Module: CMath

Relationships & Source Files
Super Chains via Extension / Inclusion / Inheritance
Instance Chain: self, Math
Defined in:	lib/cmath.rb

Overview

Trigonometric and transcendental functions for complex numbers.

CMath is a library that provides trigonometric and transcendental functions for complex numbers. The functions in this module accept integers, floating-point numbers or complex numbers as arguments.
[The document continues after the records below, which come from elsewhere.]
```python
# ... 3 lines not shown
        self.num_anchors = len(m.ANCHOR.SCALES[0]) * len(m.ANCHOR.RATIOS[0])
        nc = m.HEAD.NUM_CONVS
        self.cls_tower = [add(f"head.cls_subnet.{2 * i}", ch, ch, 3, 1, 1, bias=True) for i in range(nc)]
        self.box_tower = [add(f"head.bbox_subnet.{2 * i}", ch, ch, 3, 1, 1, bias=True) for i in range(nc)]
        A, K = self.num_anchors, self.num_classes
        self.cls_score = self.convs["head.cls_score"] = PaddedClsConv("head.cls_score", ch, A, K, 3, 1, 1, self.device)
        self.cls_ld = self.cls_score.cls_ld
        self.box_ld = _round_up(A * 4, 8)
        self.bbox_pred = add("head.bbox_pred", ch, A * 4, 3, 1, 1, bias=True, cout_pad=self.box_ld)
        if bool(m.get("SPARSE_BOX_BWD", True)) and m.get("WEIGHT_DTYPE", "bf16") == "bf16":
            for c in self.box_tower + [self.bbox_pred]:
                c.gskip = True
        self.sparse_chain = bool(m.get("SPARSE_BOX_CHAIN", True))
        self.sparse_box_fwd = (bool(m.get("SPARSE_BOX_FWD", True)) and type(self) is RetinaNet and nc >= 1 and nc <= 8
                               and all(c.gskip for c in self.box_tower + [self.bbox_pred]))
        self._build_base_anchors()

    def _head_convs(self):
        return self.cls_tower + self.box_tower + [self.cls_score, self.bbox_pred]

    def _plan_head(self, pl):
        ch = self.fpn_ch
        N = pl.N
        C = pl._carve
        bf = torch.bfloat16

        def act(g, c):
            return C.empty((g.pixels, c), bf)

        nc = len(self.cls_tower)
# ... 3 lines not shown
        pl.logits = act(pl.pyr, A * self.cls_ld)
        pl.offsets = act(pl.pyr, self.box_ld)
        pl.d_logits = C.like(pl.logits)
        pl.d_offsets = C.like(pl.offsets)
        pl.g_tower = [[act(pl.pyr, ch) for _ in range(nc)] for _ in range(2)]
        pl.g_map = None
        if self.sparse_chain and all(c.gskip for c in self.box_tower + [self.bbox_pred]):
            nb = ops.conv2d_gskip_map_bytes(self.box_tower[0].desc(pl.pyr, pl.pyr))
            if nb:
                pl.g_map = [C.empty(((nb + 3) // 4,), torch.int32) for _ in range(nc)]
        pl.chain_epoch = None
        pl.f_map = None
        if self.sparse_box_fwd:
            nb = ops.fwd_live_map_bytes(self.box_tower[0].desc(pl.pyr, pl.pyr))
            if nb:
                pl.f_map = [C.empty(((nb + 3) // 4,), torch.int32) for _ in range(nc)]
        pl.fwd_epoch = None
        pl.fwd_skip = None
        pl.fwd_skipped = False
        tw = lambda: C.empty((pl.pyr.pixels, ch), torch.uint8)
        pl.cls_act8 = [tw() if c.fp8 else None for c in self.cls_tower]
        pl.box_act8 = [tw() if c.fp8 else None for c in self.box_tower]
        tg = self.fp8_grad_twins
        pl.g_tower8 = [[tw() if (c.fp8_dgrad and tg) else None for c in tower] for tower in (self.cls_tower, self.box_tower)]
        pl.g_P8 = tw() if (tg and all(t[0].fp8_dgrad for t in (self.cls_tower, self.box_tower))) else None
        self._plan_anchors(pl)
        tot = pl.A_total
        pl.labels = C.empty((N, tot), torch.int32)
        pl.match_idx = C.empty((N, tot), torch.int32)
        pl.gt_offsets = C.empty((N, tot, 4), torch.float32)
        pl.num_fg = C.zeros((1,), torch.int32)
# ... 4 lines not shown
        side = self.streams.aux() if concurrent else None
        skip, pl.fwd_skip = pl.fwd_skip, None
        if skip is not None and side is None:
            join(self.streams.aux_stream)
        if skip is None:
            pl.fwd_epoch = None
        pl.fwd_skipped = skip is not None
        with fork(side):
            t, t8 = pl.P, getattr(pl, "P8", None)
            for i, (c, a, a8) in enumerate(zip(self.box_tower, pl.box_act, pl.box_act8)):
                if skip is not None:
                    c.forward(t, pl.pyr, pl.pyr, a, relu=True, fwd_map=pl.f_map[i], fwd_clean=skip[0])
                else:
                    c.forward(t, pl.pyr, pl.pyr, a, relu=True, x8=t8, y8=a8)
                t, t8 = a, a8
            self.bbox_pred.forward(t, pl.pyr, pl.pyr, pl.offsets, x8=t8)
        t, t8 = pl.P, getattr(pl, "P8", None)
        for c, a, a8 in zip(self.cls_tower, pl.cls_act, pl.cls_act8):
            c.forward(t, pl.pyr, pl.pyr, a, relu=True, x8=t8, y8=a8); t, t8 = a, a8
        self.cls_score.forward(t, pl.pyr, pl.pyr, pl.logits, x8=t8)
        join(side)

    def get_losses(self, inputs):
        assert self.training
        pre = self.pre_process(inputs)
        pl = pre["plan"]
        self._cur = pl
        m = self.cfg.MODEL
        gt = pre["gt_boxes"]
        num_gt = pre["img_info"][:, 4].to(torch.int32).contiguous()
        N, Gmax = gt.shape[0], gt.shape[1]
        ws = self._scratch("assign", N * Gmax * 4).view(torch.float32)
        thr = m.MATCHER.THRESHOLDS
        side = self.streams.aux() if m.get("ASSIGN_ON_SIDE_STREAM", True) else None
        with fork(side):
            ops.retina_assign_encode(pl.anchors, gt, num_gt, thr[0], thr[1], m.MATCHER.ALLOW_LOW_QUALITY, m.BOX_REG.MEAN,
                                     m.BOX_REG.STD, pl.labels, pl.match_idx, pl.gt_offsets, pl.num_fg, ws)
            if pl.f_map is not None and self.streams.aux() is not None:
                clean = pl.fwd_epoch == self.plan_arena.epoch
                pl.fwd_epoch = self.plan_arena.epoch
                ops.fwd_live_maps(self.box_tower[0].desc(pl.pyr, pl.pyr), pl.labels, self.num_anchors, pl.f_map[::-1], reset=not clean)
                pl.fwd_skip = (clean,)
        self.network_forward(pl)
        join(side)
        pl.loss_buf.zero_()
        rows = N * pl.A_total
        ops.focal_loss_fwd_bwd(pl.logits, pl.labels, rows, self.num_classes, m.LOSSES.FOCAL_LOSS_ALPHA,
                               m.LOSSES.FOCAL_LOSS_GAMMA, pl.num_fg, 1.0, pl.loss_buf[0:1], pl.d_logits, ld=self.cls_ld)
        ops.smooth_l1_fwd_bwd(pl.offsets, pl.gt_offsets, pl.labels, pl.pyr.pixels, self.num_anchors, self.box_ld,
                              m.LOSSES.SMOOTH_L1_BETA, pl.num_fg, m.LOSSES.REG_LOSS_WEIGHT, pl.loss_buf[1:2], pl.d_offsets)
        cls_loss, reg_loss = pl.loss_buf[0], pl.loss_buf[1]
        return {"total_loss": cls_loss + reg_loss, "cls_loss": cls_loss, "reg_loss": reg_loss}

    def head_backward(self, pl, ws, cws):
        pyr = pl.pyr
        for ti, (tower, acts, pred, dpred) in enumerate(((self.cls_tower, pl.cls_act, self.cls_score, pl.d_logits),
# ... 59 lines not shown
```

### basedet_amd/ops.py

```python
import ctypes as C
from dataclasses import dataclass, field
from typing import List, Optional

import torch

from . import _lib
from ._lib import ConvDesc, EPI_ADD_AFTER, EPI_ADD_BEFORE, EPI_MASK, EPI_RELU, EPI_SPARSE, check, f32arr, i32arr, ptr, stream_ptr


@dataclass
class Geom:
    N: int
    H: List[int]
    W: List[int]
    off: List[int] = field(default_factory=list)
    pix_per_img: int = 0

    def __post_init__(self):
        if not self.off:
            o = 0
            self.off = []
            for h, w in zip(self.H, self.W):
                self.off.append(o)
                o += h * w
# ... 107 lines not shown
        h.gskip_ws_bytes = scratch.numel() * scratch.element_size()
    if gmap is not None:
        h.gskip_gmap = gmap.data_ptr()
        h.gskip_gmap_bytes = gmap.numel() * gmap.element_size()
    if dxmap is not None:
        h.gskip_dxmap = dxmap.data_ptr()
        h.gskip_dxmap_bytes = dxmap.numel() * dxmap.element_size()
    h.gskip_dx_clean = int(bool(dx_clean))
    return h


def fwd_live_map_bytes(d):
    return int(L().bd_fwd_live_map_bytes(C.byref(d)))


def fwd_live_maps(d, labels, A, maps, reset=False):
    if labels.dtype != torch.int32 or labels.numel() != d.N * d.out_pix_per_img * A:
        raise _lib.BasedetHipError(f"fwd_live_maps: labels must be int32 with N * pixels * A = {d.N * d.out_pix_per_img * A} entries")
    nb = min(m.numel() * m.element_size() for m in maps)
    arr = (C.c_void_p * len(maps))(*[ptr(m).value for m in maps])
    check(L().bd_fwd_live_maps(C.byref(d), ptr(labels), int(A), len(maps), arr, nb, int(bool(reset)), stream_ptr()), "bd_fwd_live_maps")
    return maps


def fwd_map_desc(d, fmap, clean=False):
    h = ConvDesc.from_buffer_copy(d)
    h.fwd_map = fmap.data_ptr()
    h.fwd_map_bytes = fmap.numel() * fmap.element_size()
    h.fwd_clean = int(bool(clean))
    return h


def quantize_fp8(x, scale, q):
    check(L().bd_quantize_fp8(ptr(x), x.numel(), float(scale), ptr(q), stream_ptr()), "bd_quantize_fp8")
    return q


def weight_pack_fp8(w, row_scale, Cout, RS, Cin, act_scale, wq, wscale):
    check(L().bd_weight_pack_fp8(ptr(w), ptr(row_scale), Cout, RS, Cin, float(act_scale), ptr(wq), ptr(wscale), stream_ptr()),
          "bd_weight_pack_fp8")


def conv2d_fwd_fp8(d, xq, wq, wscale, bias, y, add=None, flags=0, y8=None, q_scale=1.0):
    check(L().bd_conv2d_fwd_fp8_ex(C.byref(_stamp(d)), ptr(xq), ptr(wq), ptr(wscale), ptr(bias), ptr(add), ptr(y), ptr(y8), float(q_scale), flags,
# ... 985 lines not shown
```

### include/basedet_hip.h

```cpp
#ifndef BASEDET_HIP_H
#define BASEDET_HIP_H

#include <stddef.h>
#include <stdint.h>

#ifdef __cplusplus
extern "C" {
#endif
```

Note that the selection of functions is similar, but not identical, to that in module math. The reason for having two modules is that some users aren't interested in complex numbers, and perhaps don't even know what they are. They would rather have Math.sqrt(-1) raise an exception than return a complex number.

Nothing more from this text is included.